A fully automatic gridding method for cDNA microarray images
- Luis Rueda^{1}Email author and
- Iman Rezaeian^{1}
DOI: 10.1186/1471-2105-12-113
© Rueda and Rezaeian; licensee BioMed Central Ltd. 2011
Received: 17 September 2010
Accepted: 21 April 2011
Published: 21 April 2011
Abstract
Background
Processing cDNA microarray images is a crucial step in gene expression analysis, since any errors in early stages affect subsequent steps, leading to possibly erroneous biological conclusions. When processing the underlying images, accurately separating the sub-grids and spots is extremely important for subsequent steps that include segmentation, quantification, normalization and clustering.
Results
We propose a parameterless and fully automatic approach that first detects the sub-grids given the entire microarray image, and then detects the locations of the spots in each sub-grid. The approach, first, detects and corrects rotations in the images by applying an affine transformation, followed by a polynomial-time optimal multi-level thresholding algorithm used to find the positions of the sub-grids in the image and the positions of the spots in each sub-grid. Additionally, a new validity index is proposed in order to find the correct number of sub-grids in the image, and the correct number of spots in each sub-grid. Moreover, a refinement procedure is used to correct possible misalignments and increase the accuracy of the method.
Conclusions
Extensive experiments on real-life microarray images and a comparison to other methods show that the proposed method performs these tasks fully automatically and with a very high degree of accuracy. Moreover, unlike previous methods, the proposed approach can be used in various type of microarray images with different resolutions and spot sizes and does not need any parameter to be adjusted.
Background
Microarrays are one of the most important technologies used in molecular biology to massively explore how the genes express themselves into proteins and other molecular machines responsible for the different functions in an organism. These expressions are monitored in cells and organisms under specific conditions, and have many applications in medical diagnosis, pharmacology, disease treatment, just to mention a few. We consider cDNA microarrays which are produced on a chip (slide) by hybridizing sample DNA on the slide, typically in two channels. Scanning the slides at a very high resolution produces images composed of sub-grids of spots. Image processing and analysis are two important aspects of microarrays, since the aim of the whole experimental procedure is to obtain meaningful biological conclusions, which depends on the accuracy of the different stages, mainly those at the beginning of the process. The first task in the sequence is gridding [1–5], which if done correctly, substantially improves the efficiency of the subsequent tasks that include segmentation [6], quantification, normalization and data mining. When producing cDNA microarrays, many parameters are specified, such as the number and size of spots, number of sub-grids, and even their exact locations. However, many physicochemical factors produce noise, misalignment, and even deformations in the sub-grid template that it is virtually impossible to know the exact location of the spots after scanning, at least with the current technology, without performing complex procedures. Roughly speaking, gridding consists of determining the spot locations in a microarray image (typically, in a sub-grid). The gridding process requires the knowledge of the sub-girds in advance in order to proceed (sub-gridding).

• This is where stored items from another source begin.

template <int MODE, typename T>
__device__ __forceinline__ void raster_inline_t(const RasterParams& p, const SubTri& s, int px0, int py0, int px1, int py1, uint32_t& frags) {
    const EdgeSetupT<T> e = make_edges<T>(s, px0, py0);
    T r0 = e.e0, r1 = e.e1, r2 = e.e2;
    for (int py = py0; py <= py1; ++py) {
        T c0 = r0, c1 = r1, c2 = r2;
        for (int px = px0; px <= px1; ++px) {
            emit_pixel<MODE, T>(p, s, e, px, py, c0, c1, c2, frags);
            c0 += e.sx0; c1 += e.sx1; c2 += e.sx2;
        }
        r0 += e.sy0; r1 += e.sy1; r2 += e.sy2;
    }
}
template <int MODE>
__device__ __forceinline__ void raster_inline(const RasterParams& p, const SubTri& s, int px0, int py0, int px1, int py1, uint32_t& frags) {
    if (fits32(s, px0, py0, px1, py1)) raster_inline_t<MODE, int>(p, s, px0, py0, px1, py1, frags);
    else raster_inline_t<MODE, long long>(p, s, px0, py0, px1, py1, frags);
}

template <int MODE>
__device__ bool process_subtriangle(const RasterParams& p, const float4 a, const float4 b, const float4 c, uint32_t rec, uint32_t& frags, SubTri* defer,
                                    bool* deferred) {
    const float4 v[3] = {a, b, c};
    int sx[3], sy[3];
    float sz[3];
    const float hw = mul_rn(p.vw, 0.5f), hh = mul_rn(p.vh, 0.5f);
#pragma unroll
    for (int k = 0; k < 3; ++k) {
        if (!(v[k].w > 0.0f)) return false;
        const bool unit_w = v[k].w == 1.0f;
        const float nx = unit_w ? v[k].x : div_rn(v[k].x, v[k].w), ny = unit_w ? v[k].y : div_rn(v[k].y, v[k].w), nz = unit_w ? v[k].z : div_rn(v[k].z, v[k].w);
        const float fx = add_rn(p.ox, mul_rn(add_rn(nx, 1.0f), hw)), fy = add_rn(p.oy, mul_rn(sub_rn(1.0f, ny), hh));
        const float qx = rintf(mul_rn(fx, 256.0f)), qy = rintf(mul_rn(fy, 256.0f));
        if (!(fabsf(qx) < 1.0e9f) || !(fabsf(qy) < 1.0e9f)) return false;
        sx[k] = (int)qx; sy[k] = (int)qy; sz[k] = nz;
    }
    const long long area = (long long)(sx[1] - sx[0]) * (sy[2] - sy[0]) - (long long)(sx[2] - sx[0]) * (sy[1] - sy[0]);
    if (area == 0) return false;
    const bool visible = p.positive_visible ? (area < 0) : (area > 0);
    if (!visible) return false;
    SubTri s;
    if (area > 0) {
#pragma unroll
        for (int k = 0; k < 3; ++k) { s.x[k] = sx[k]; s.y[k] = sy[k]; s.z[k] = sz[k]; }
    } else {
        s.x[0] = sx[0]; s.y[0] = sy[0]; s.z[0] = sz[0]; s.x[1] = sx[2]; s.y[1] = sy[2]; s.z[1] = sz[2]; s.x[2] = sx[1]; s.y[2] = sy[1]; s.z[2] = sz[1];
    }
    s.rec = rec;
    int px0, py0, px1, py1;
    pixel_bounds(p, s, px0, py0, px1, py1);
    if (px0 > px1 || py0 > py1) return true;
    const int w = px1 - px0 + 1, h = py1 - py0 + 1;
    bool inline_raster = (w * h <= SMALL_AREA);
    if (!inline_raster && defer && w <= MEDIUM_MAX && h <= MEDIUM_MAX) {
        *defer = s;
        *deferred = true;
        return true;
    }
    if (!inline_raster) {
        const uint32_t nb = (uint32_t)((py1 / BAND_ROWS) - (py0 / BAND_ROWS) + 1);
        const uint32_t li = atomicAdd(&p.counters[0], 1u);
        uint32_t bi = 0;
        bool queued = li < LARGE_CAP;
        if (queued) {
            bi = atomicAdd(&p.counters[1], nb);
            queued = bi + nb <= BAND_CAP;
            if (!queued) for (uint32_t k = bi; k < BAND_CAP; ++k) p.bands[k] = make_uint2(BAND_SKIP, 0u);
        }
        if (queued) {
            p.large[li] = s;
            for (uint32_t k = 0; k < nb; ++k) p.bands[bi + k] = make_uint2(li, (uint32_t)(py0 / BAND_ROWS) + k);
            return true;
        }
        if (defer) {
            *defer = s;
            *deferred = true;
            return true;
        }
        inline_raster = true;
    }
    raster_inline<MODE>(p, s, px0, py0, px1, py1, frags);
    return true;
}

template <int MODE, typename T>
__device__ __forceinline__ void raster_cooperative_t(const RasterParams& p, const SubTri& s, int lane, int px0, int py0, int px1, int py1, uint32_t& frags) {
    const int w = px1 - px0 + 1;
    const int lw = w <= 8 ? 8 : (w <= 16 ? 16 : 32), lh = 32 / lw, lx = lane % lw, ly = lane / lw;
    const EdgeSetupT<T> e = make_edges<T>(s, px0, py0);
    for (int py = py0 + ly; py <= py1; py += lh) {
        const T dy = py - py0;
        T c0 = e.e0 + dy * e.sy0 + (T)lx * e.sx0, c1 = e.e1 + dy * e.sy1 + (T)lx * e.sx1, c2 = e.e2 + dy * e.sy2 + (T)lx * e.sx2;
        for (int px = px0 + lx; px <= px1; px += lw) {
            emit_pixel<MODE, T>(p, s, e, px, py, c0, c1, c2, frags);
            c0 += lw * e.sx0; c1 += lw * e.sx1; c2 += lw * e.sx2;
        }
    }
}
template <int MODE>
__device__ __forceinline__ void raster_cooperative(const RasterParams& p, const SubTri& s, int lane, uint32_t& frags) {
    int px0, py0, px1, py1;
    pixel_bounds(p, s, px0, py0, px1, py1);
    if (fits32(s, px0, py0, px1, py1)) raster_cooperative_t<MODE, int>(p, s, lane, px0, py0, px1, py1, frags);
    else raster_cooperative_t<MODE, long long>(p, s, lane, px0, py0, px1, py1, frags);
}

template <int MODE>
__device__ void setup_listed_triangle(const RasterParams& p, unsigned long long i, uint32_t n_regions, uint32_t& frags, uint32_t& set_up, SubTri* defer, bool* deferred) {
    uint32_t lo = 0, hi = n_regions;
    while (hi - lo > 1) {
        const uint32_t mid = (lo + hi) >> 1;
        if (p.tri_prefix[mid] <= i) lo = mid; else hi = mid;
    }
    const uint32_t r = lo;
    const uint32_t t = (uint32_t)(i - p.tri_prefix[r]);
    const uint64_t e = (uint64_t)p.calls[r].base_index + (uint64_t)t * 3u;
    if (e + 2 >= p.index_elems) return;
    const uint32_t k0 = p.indices[e], k1 = p.indices[e + 1], k2 = p.indices[e + 2];
    if (k0 == R3_INVALID_VERTEX || k1 == R3_INVALID_VERTEX || k2 == R3_INVALID_VERTEX) return;
    const r3_batch_data* batch = &p.batches[p.regions[r].job_index];
    const uint32_t oid = batch->object_culling_information[k0 >> 24].object_id;
    if (oid >= p.n_slots || oid >= p.matrices_cap) return;
    const r3_object* obj = &p.objects[oid];
    if (obj->enabled == 0u) return;
    bool alpha_tested = false;
    if (p.regions[r].material_key == 1ull) {
        const r3_material* m = &p.materials[obj->material_index < p.n_materials ? obj->material_index : 0u];
        alpha_tested = (m->flags & R3_MAT_ALBEDO_ACTIVE) && (m->textures[R3_TEX_ALBEDO] != 0u || ((m->flags & R3_MAT_ALBEDO_BLEND) && obj->attr_offset[5] != R3_ATTR_ABSENT));
        if (!alpha_tested && m->albedo[3] < m->alpha_cutout) return;
        if (!(MODE & MODE_ALPHA) || !p.records) alpha_tested = false;
    }
    const uint32_t pos_off = obj->attr_offset[0] >> 2;
    float mvp[16];
    {
        const float4* m4 = reinterpret_cast<const float4*>(p.matrices[oid].model_view_proj);
#pragma unroll
        for (int q = 0; q < 4; ++q) { const float4 c4 = __ldg(&m4[q]); mvp[4 * q] = c4.x; mvp[4 * q + 1] = c4.y; mvp[4 * q + 2] = c4.z; mvp[4 * q + 3] = c4.w; }
    }
    const uint32_t vid[3] = {k0 & 0xFFFFFFu, k1 & 0xFFFFFFu, k2 & 0xFFFFFFu};
    float4 clip[3];
#pragma unroll
    for (int k = 0; k < 3; ++k) {
        const uint64_t f = (uint64_t)pos_off + (uint64_t)vid[k] * 3u;
        if (f + 2u < p.mesh_words) clip[k] = mat_point_rn(mvp, __uint_as_float(__ldg(&p.mesh[f])), __uint_as_float(__ldg(&p.mesh[f + 1])), __uint_as_float(__ldg(&p.mesh[f + 2])));
        else clip[k] = mat_point_rn(mvp, __uint_as_float(mesh_word(p, f)), __uint_as_float(mesh_word(p, f + 1)), __uint_as_float(mesh_word(p, f + 2)));
    }
    bool ox0 = true, ox1 = true, oy0 = true, oy1 = true, oz0 = true, oz1 = true, need_clip = false, nan = false;
#pragma unroll
    for (int k = 0; k < 3; ++k) {
        const float4 v = clip[k];
        ox0 &= v.x < -v.w; ox1 &= v.x > v.w; oy0 &= v.y < -v.w; oy1 &= v.y > v.w; oz0 &= v.z < 0.0f; oz1 &= v.z > v.w;
#pragma unroll
        for (int pl = 0; pl < 6; ++pl) need_clip |= plane_dist(pl, v) < 0.0f;
        nan |= !(v.w == v.w);
    }
    if (nan || ox0 || ox1 || oy0 || oy1 || oz0 || oz1) return;
    const uint32_t rec = (uint32_t)(i + 1) | (alpha_tested ? REC_ALPHA_TESTED : 0u);
    const auto store_record = [&]() {
        r3_tri_record tr;
#pragma unroll
        for (int k = 0; k < 3; ++k) { tr.xyw[k][0] = clip[k].x; tr.xyw[k][1] = clip[k].y; tr.xyw[k][2] = clip[k].w; tr.vid[k] = vid[k]; }
        tr.object_id = oid; tr._pad[0] = tr._pad[1] = tr._pad[2] = 0u;
        float4* dst = reinterpret_cast<float4*>(&p.records[i]);
        const float4* src = reinterpret_cast<const float4*>(&tr);
        dst[0] = src[0]; dst[1] = src[1]; dst[2] = src[2]; dst[3] = src[3];
    };
    if (alpha_tested) store_record();
    bool any = false;
    if (!need_clip) {
        any = process_subtriangle<MODE>(p, clip[0], clip[1], clip[2], rec, frags, defer, deferred);
    } else {
        float4 poly[12];
        poly[0] = clip[0]; poly[1] = clip[1]; poly[2] = clip[2];
        const int n = clip_polygon(poly, 3);
        for (int q = 1; q + 1 < n; ++q) any |= process_subtriangle<MODE>(p, poly[0], poly[q], poly[q + 1], rec, frags, nullptr, nullptr);
    }
    if (any) {
        set_up++;
        if ((MODE & 3) != MODE_DEPTH && !alpha_tested) store_record();
    }
}

template <int MODE>
__global__ void __launch_bounds__(RS_THREADS, MODE == MODE_DEPTH ? 4 : 1) raster_setup_kernel(const __grid_constant__ RasterParams p) {
    const uint32_t n_regions = p.header[2];
    const unsigned long long total = p.tri_prefix[n_regions];
    const int lane = threadIdx.x & 31;
    uint32_t frags = 0, set_up = 0;
    for (;;) {
        uint32_t tile = 0;
        if (lane == 0) tile = atomicAdd(&p.counters[4], 1u);
        tile = __shfl_sync(0xFFFFFFFFu, tile, 0);
        const unsigned long long base = (unsigned long long)tile * 32ull;
        if (base >= total) break;
        const unsigned long long i = base + lane;
        SubTri med;
        bool has_med = false;
        if (i < total) setup_listed_triangle<MODE>(p, i, n_regions, frags, set_up, &med, &has_med);
        if (MODE & MODE_ALPHA) __syncwarp();
        uint32_t m = __ballot_sync(0xFFFFFFFFu, has_med);
        if (__popc(m) >= COOP_MAX_LANES) {
            if (has_med) {
                int px0, py0, px1, py1;
                pixel_bounds(p, med, px0, py0, px1, py1);
                raster_inline<MODE>(p, med, px0, py0, px1, py1, frags);
            }
            m = 0;
        }
        while (m) {
            const int src = __ffs(m) - 1;
            m &= m - 1;
            SubTri s;
#pragma unroll
            for (int k = 0; k < 3; ++k) {
                s.x[k] = __shfl_sync(0xFFFFFFFFu, med.x[k], src); s.y[k] = __shfl_sync(0xFFFFFFFFu, med.y[k], src); s.z[k] = __shfl_sync(0xFFFFFFFFu, med.z[k], src);
            }
            s.rec = __shfl_sync(0xFFFFFFFFu, med.rec, src);
            raster_cooperative<MODE>(p, s, lane, frags);
        }
    }
    frags = warp_reduce(frags);
    set_up = warp_reduce(set_up);
    if (lane == 0 && p.stats) {
        if (set_up) atomicAdd(&p.stats[0], (unsigned long long)set_up);
        if (frags) atomicAdd(&p.stats[1], (unsigned long long)frags);
    }
}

Many approaches have been proposed for sub-gridding and spot detection. The Markov random field (MRF) is a well known approach that applies different constraints and heuristic criteria [1, 7]. Mathematical morphology is a technique used for analysis and processing geometric structures, based on set theory, topology, and random functions. It helps remove peaks and ridges from the topological surface of the images, and has been used for gridding the microarray images [8]. Jain's [9], Katzer's [10], and Stienfath's [11] models are integrated systems for microarray gridding and quantitative analysis. A method for detecting spot locations based on a Bayesian model has been recently proposed, and uses a deformable template to fit the grid of spots using a posterior probability model for which the parameters are learned by means of a simulated-annealing-based algorithm [1, 3]. Another method for finding spot locations uses a hill-climbing approach to maximize the energy, seen as the intensities of the spots, which are fit to different probabilistic models [5]. Fitting the image to a mixture of Gaussians is another technique that has been applied to gridding microarray images by considering radial and perspective distortions [4]. A Radon-transform-based method that separates the sub-grids in a cDNA microarray image has been proposed in [12]. That method applies the Radon transform to find possible rotations of the image and then finds the sub-grids by smoothing the row or column sums of pixel intensities; however, that method does not automatically find the correct number of sub-grids, and the process is subject to data-dependent parameters.
Another approach for cDNA microarray gridding is a gridding method that performs a series of steps including rotation detection and compares the row or column sums of the top-most and bottom-most parts of the image [13, 14]. This method, which detects rotation angles with respect to one of the axes, either x or y, has not been tested on images having regions with high noise (e.g., the bottom-most of the image is quite noisy).
Another method for gridding cDNA microarray images uses an evolutionary algorithm to separate sub-grids and detect the positions of the spots [15]. The approach is based on a genetic algorithm that discovers parallel and equidistant line segments, which constitute the grid structure. Thereafter, a refinement procedure is applied to further improve the existing grid structure, by slightly modifying the line segments. Using maximum margin is another method for automatic gridding of cDNA microarray images based on maximizing the margin between rows and columns of spots [16]. Initially, a set of grid lines is placed on the image in order to separate each pair of consecutive rows and columns of the selected spots. Then, the optimal positions of the lines are obtained by maximizing the margin between these rows and columns using a maximum margin linear classifier. For this, a SVM-based gridding method was used in [17]. In that method, the positions of the spots on a cDNA microarray image are first detected using image analysis operations. A set of soft-margin linear SVM classifiers is used to find the optimal layout of the grid lines in the image. Each grid line corresponds to the separating line produced by one of the SVM classifiers, which maximizes the margin between two consecutive rows or columns of spots.
Results and Discussion
For testing the proposed method (called Optimal Multi-level Thresholding Gridding or OMTG), three different kinds of cDNA microarray images have been used. The images have been selected from different sources, and have different scanning resolutions, in order to study the flexibility of the proposed method to detect sub-grids and spots with different sizes and features.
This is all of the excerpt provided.